[DEBATE] : Re: Heartfield-Tweedie pro-coal alliance
Patrick Bond
pbond at mail.ngo.za
Fri May 2 12:42:46 BST 2008
James Heartfield wrote:
> Dear Patrick, Dominic, Russell, SA Discussers
>
> Patrick argues that we can forget Marx and Lenin because they did not
> know about climate change.
Ach silly James, there was a smiley face after that remark about Lenin's
electricity fetish.
> Well, there have always been people trying to tell us that radical
> politics can be abandoned because of some new condition which renders
> all previous class politics redundant ('Exterminism', Empire, 'the
> race war', cybernetics, post-scarcity society). It is a rhetorical
> trope that lets the correspondent plug up his ears against difficult
> arguments shouting 'climate change, climate change, climate
> change...'. Patrick says the red-green alliance can resolve SA's power
> outage by redistribution, without increasing output.But that could
> only be the case if the majority population in SA continued to suffer
> restricted access to electricity. If their consumption increases, it
> stands to reason that output will have to increase.

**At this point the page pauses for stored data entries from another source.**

# linebender/piet-metal

Measured on AMD Instinct MI355X. Metric: Mpixels/s, Ghostscript Tiger 3840x2160 (fills+strokes): W*H / t_frame, higher is better.
Workload: dtype f32 geometry + f16 accumulators (as the reference)

## Files before the change

### piet_metal_amd/csrc/pm_bin_rows.h

```cpp
#pragma once
#include "pm_kernels_common.h"
#include <pm_params.h>
#include "pm_frame_row.h"

namespace pm {


namespace {

#define PM_PU(field) ParamU32<offsetof(FrameParams, field)>(PR)
#define PM_PP(field) ParamPtr<decltype(FrameParams::field), offsetof(FrameParams, field)>(PR)

}

constexpr uint32_t kCtStride = kStripTiles + 1;
#ifndef PM_BIN_SURV_LDS
#define PM_BIN_SURV_LDS 512
#endif
constexpr uint32_t kSurvLds = PM_BIN_SURV_LDS;
constexpr uint32_t kSupCPL = 2;
constexpr uint32_t kChunkCPL = 4;
static_assert(kSuperChunks == 2 * kChunkCPL && kSupCPL <= kCtStride, "two lanes per surviving super; the list fits in s_ct");
__device__ __forceinline__ float HalfWidthOf(uint32_t aux0) { return 0.5f * __uint_as_float(aux0) + 0.5f; }
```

No, it means increasing the majority's access to electricity, especially
through provision of a more generous free lifeline supply than 50
kWh/household/month. This is exactly what the activists did to Joburg
Water in the High Courts this week, James: forced a doubling of free
water consumption. We can do it with electricity too, I'd say.
> Two centuries ago John Stuart Mill tried to argue that the solution
> for capitalism is to arrest all progress in favour of a stationary
> state economy, and to redistribute the social product more equitably.
> Even back then Karl Marx could see that the attempt to separate out
> the question of distribution from that of production was a mistake -
> the same mistake that Patrick is making.
>
> Leftists have been calling for a Red-Green alliance for twenty years
> now - it is time to take stock. Who got anything out of the Red-Green
> alliance? The more green the radicals got, the further they moved away
> from the working class. 'Saving the environment' was the displacement
> activity for radicals who had given up on fighting for the working
> class. The left allied itself with the one group of people most
> fervently committed to reducing working class consumption.
>
> The Greens got a boost into government in Germany and local government
> in lots of places. The radicals got to deceive themselves that they
> were continuing to be influential, when in truth they had just been
> turned into foot soldiers for the anti-growth activists. And the
> working class? They got worse than nothing: massive price rises in
> electicity, housing, fuel, and food; regressive taxes, the
> re-militarisation of German imperialism, and snobby activists telling
> them off about sorting their rubbish.
You're worried about a certain kind of market-oriented "Realo" Green.
Those folk are major enemies of the Red-Green project, you should know,
on matters as diverse as climate change (where carbon trading is the
main fault line) to water pricing. Are you not paying attention,
comrade, or just in a distoring and smeary mood?